Geny (6) - Substituiu Pedro Gonçalves aos 56'. Ajudou a encostar a turma braguista às cordas, pressionando na meia esquerda. Remate forte aos 72', para defesa apertada do guardião.

St. Juste (7) - Substituiu Debast na segunda parte. Com larga vantagem, atrás e à frente. Cabeceamento ao ferro que deu golo na recarga (58'). Inicia o terceiro golo numa recuperação.
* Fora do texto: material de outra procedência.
+  if (tid < C) {
+    const float mean = q.coef[2 * C + tid], inv = q.coef[3 * C + tid];
+    const float k1 = q.bcoef[tid];
+    const float bn = -k1 * q.bcoef[2 * C + tid] * inv;
+    const float an = -k1 * q.bcoef[C + tid] - bn * mean;
+    sK[tid] = k1;
+    sK[C + tid] = bn;
+    sK[2 * C + tid] = an;
+  }
+
+  const int chunk = tid & 7, bc = (tid >> 3) & 7, br = tid >> 6;
+  const int c0 = chunk * VEC;
+  const int h0 = oh0 + 2 * br, w0 = ow0 + 2 * bc;
+  const int k = h0 >> 1, m = w0 >> 1;
+  const bool inb = h0 < p.OH && w0 < p.OW;
+  const bool okw = inb && w0 + 1 < p.OW, okh = inb && h0 + 1 < p.OH;
+  bool wok[4];
+  unsigned woff[4], yoff[4];
+#pragma unroll
+  for (int a = 0; a < 2; ++a)
+#pragma unroll
+    for (int b = 0; b < 2; ++b) {
+      const int w = a * 2 + b;
+      wok[w] = inb && k + a < q.QH && m + b < q.QW;
+      woff[w] = wok[w] ? (unsigned)((((k + a) * q.QW + m + b) * C + c0) * 2) : 0xFFFFFFFFu;
+      const bool pok = a ? (b ? okh && okw : okh) : (b ? okw : inb);
+      yoff[w] = pok ? (unsigned)((((h0 + a) * p.OW + w0 + b) * C + c0) * 2) : 0xFFFFFFFFu;
+    }
+  const bool pixok[4] = {inb, okw, okh, okh && okw};
+
+  float pre[StemDims<R>::NPRE];
+  unsigned poff[StemDims<R>::NPRE];
+  stem_patch_offsets<R>(p, oh0, ow0, poff);
+  u32x4 rd[4], rp[4], ry[4];
+  uint2 pk[4];
+  const size_t qimg = (size_t)q.QH * q.QW * C, yimg = (size_t)p.OH * p.OW * C;
+  auto fetch = [&](int n) {
+#if defined(__HIP_DEVICE_COMPILE__)
+    const __amdgpu_buffer_rsrc_t r_dp = __builtin_amdgcn_make_buffer_rsrc((void*)(q.dp + (size_t)n * qimg), 0, (int)(qimg * 2), 0x00020000);
+    const __amdgpu_buffer_rsrc_t r_pp = __builtin_amdgcn_make_buffer_rsrc((void*)(q.pooled + (size_t)n * qimg), 0, (int)(qimg * 2), 0x00020000);
+    const __amdgpu_buffer_rsrc_t r_ix = __builtin_amdgcn_make_buffer_rsrc((void*)(q.idx + (size_t)n * qimg), 0, (int)qimg, 0x00020000);
+    const __amdgpu_buffer_rsrc_t r_y = __builtin_amdgcn_make_buffer_rsrc((void*)((const T*)p.y + (size_t)n * yimg), 0, (int)(yimg * 2), 0x00020000);
+#pragma unroll
+    for (int w = 0; w < 4; ++w) {
+      rd[w] = __builtin_amdgcn_raw_buffer_load_b128(r_dp, (int)woff[w], 0, 0);
+      rp[w] = __builtin_amdgcn_raw_buffer_load_b128(r_pp, (int)woff[w], 0, 0);
+      const auto t2 = __builtin_amdgcn_raw_buffer_load_b64(r_ix, (int)(woff[w] >> 1), 0, 0);
+      pk[w] = make_uint2(t2[0], t2[1]);
+    }
+#pragma unroll
+    for (int px = 0; px < 4; ++px) ry[px] = __builtin_amdgcn_raw_buffer_load_b128(r_y, (int)yoff[px], 0, 0);
+#endif
+    stem_fetch_image_patch<R>(p, poff, pre, n);
+  };
+  if (slot < p.N) fetch(slot);
+  __syncthreads();
+  for (int n = slot; n < p.N; n += nslots) {
+    u32x4 orow[4];
+    {
+      float k1[VEC], bn[VEC], an[VEC];
+#pragma unroll
+      for (int j = 0; j < VEC; j += 4) {
+        *reinterpret_cast<float4*>(k1 + j) = *reinterpret_cast<const float4*>(sK + c0 + j);
+        *reinterpret_cast<float4*>(bn + j) = *reinterpret_cast<const float4*>(sK + C + c0 + j);
+        *reinterpret_cast<float4*>(an + j) = *reinterpret_cast<const float4*>(sK + 2 * C + c0 + j);
+      }
+      float d[4][VEC];
+#pragma unroll
+      for (int w = 0; w < 4; ++w) {
+        float pv[VEC];
+        unpack16<T>(rd[w], d[w]);
+        unpack16<T>(rp[w], pv);
+#pragma unroll
+        for (int j = 0; j < VEC; ++j) d[w][j] = (wok[w] && pv[j] > 0.f) ? d[w][j] : 0.f;
+      }
+      auto g = [&](int w, int tap, int j) -> float {
+        const unsigned word = (j >> 2) ? pk[w].y : pk[w].x;
+        const int code = (int)((word >> (8 * (j & 3))) & 0xffu);
+        return code == tap ? d[w][j] : 0.f;
+      };
+#pragma unroll
+      for (int px = 0; px < 4; ++px) {
+        float v[VEC], o[VEC];
+        unpack16<T>(ry[px], v);
+#pragma unroll
+        for (int j = 0; j < VEC; ++j) {
+          float z;
+          if (px == 0) z = g(0, 4, j);
+          else if (px == 1) z = g(0, 5, j) + g(1, 3, j);
+          else if (px == 2) z = g(0, 7, j) + g(2, 1, j);
+          else z = ((g(0, 8, j) + g(1, 6, j)) + g(2, 2, j)) + g(3, 0, j);
+          o[j] = k1[j] * z + (bn[j] * v[j] + an[j]);
+        }
+        const u32x4 r = pack16<T>(o);
+        orow[px] = pixok[px] ? r : (u32x4){0u, 0u, 0u, 0u};
+      }
+    }
+    __syncthreads();
+#pragma unroll
+    for (int px = 0; px < 4; ++px) {
+      const int pix = (2 * br + (px >> 1)) * TW + 2 * bc + (px & 1);
+      *reinterpret_cast<u32x4*>(sDY + pix * DYS + chunk * 16) = orow[px];
+    }
+    stem_store_slots<float, R>(patch, pre);
+    __syncthreads();
+    if (n + nslots < p.N) fetch(n + nslots);
+
+    stem_wgrad_tile_bf16<R, DYS>(sDY, patch, koff, fr, fq, acc);
+  }
+
+  mfma_drain();
+  stem_wgrad_store_slab(p.slab, acc, wave, fr, fq, ktiles, NK);
 }
 
 __global__ __launch_bounds__(256) void stem_wgrad_reduce_kernel(const float* __restrict__ slab,
@@ -682,3 +852,41 @@
   ECG_CHECK_LAUNCH("stem_wgrad_reduce");
   return 0;
 }
+
+static int g_stem_bwd_fused = 1;
+void ecg_stem_bwd_fused_set(int on) { g_stem_bwd_fused = on != 0; }
+bool ecg_stem_bwd_fused_on() { return g_stem_bwd_fused != 0; }
+bool ecg_stem_bwd_fused_ok(int dtype, int Cin) { return dtype == ECGMM_BF16 && Cin >= 1 && Cin <= 3; }
+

Morita (8) - Substituiu Daniel aos 56'. Era o dínamo de que a equipa precisava: saiu do banco para abrir a conta leonina. Transformado em "n.º 10", assistiu no terceiro golo.

Harder (9) - Entrou aos 56', substituindo Araújo. Viria a ser o protagonista do jogo - e o melhor em campo - ao bisar, aos 89' (passe de Morita) e aos 90'+4 (passe de Trincão). Está cada vez melhor.

Gonçalo Inácio (7) - Substituiu Matheus Reis no minuto 80. Tal como os outros suplentes utilizados, imprimiu qualidade e talento à equipa. Foi dele o passe para o golaço de Morten.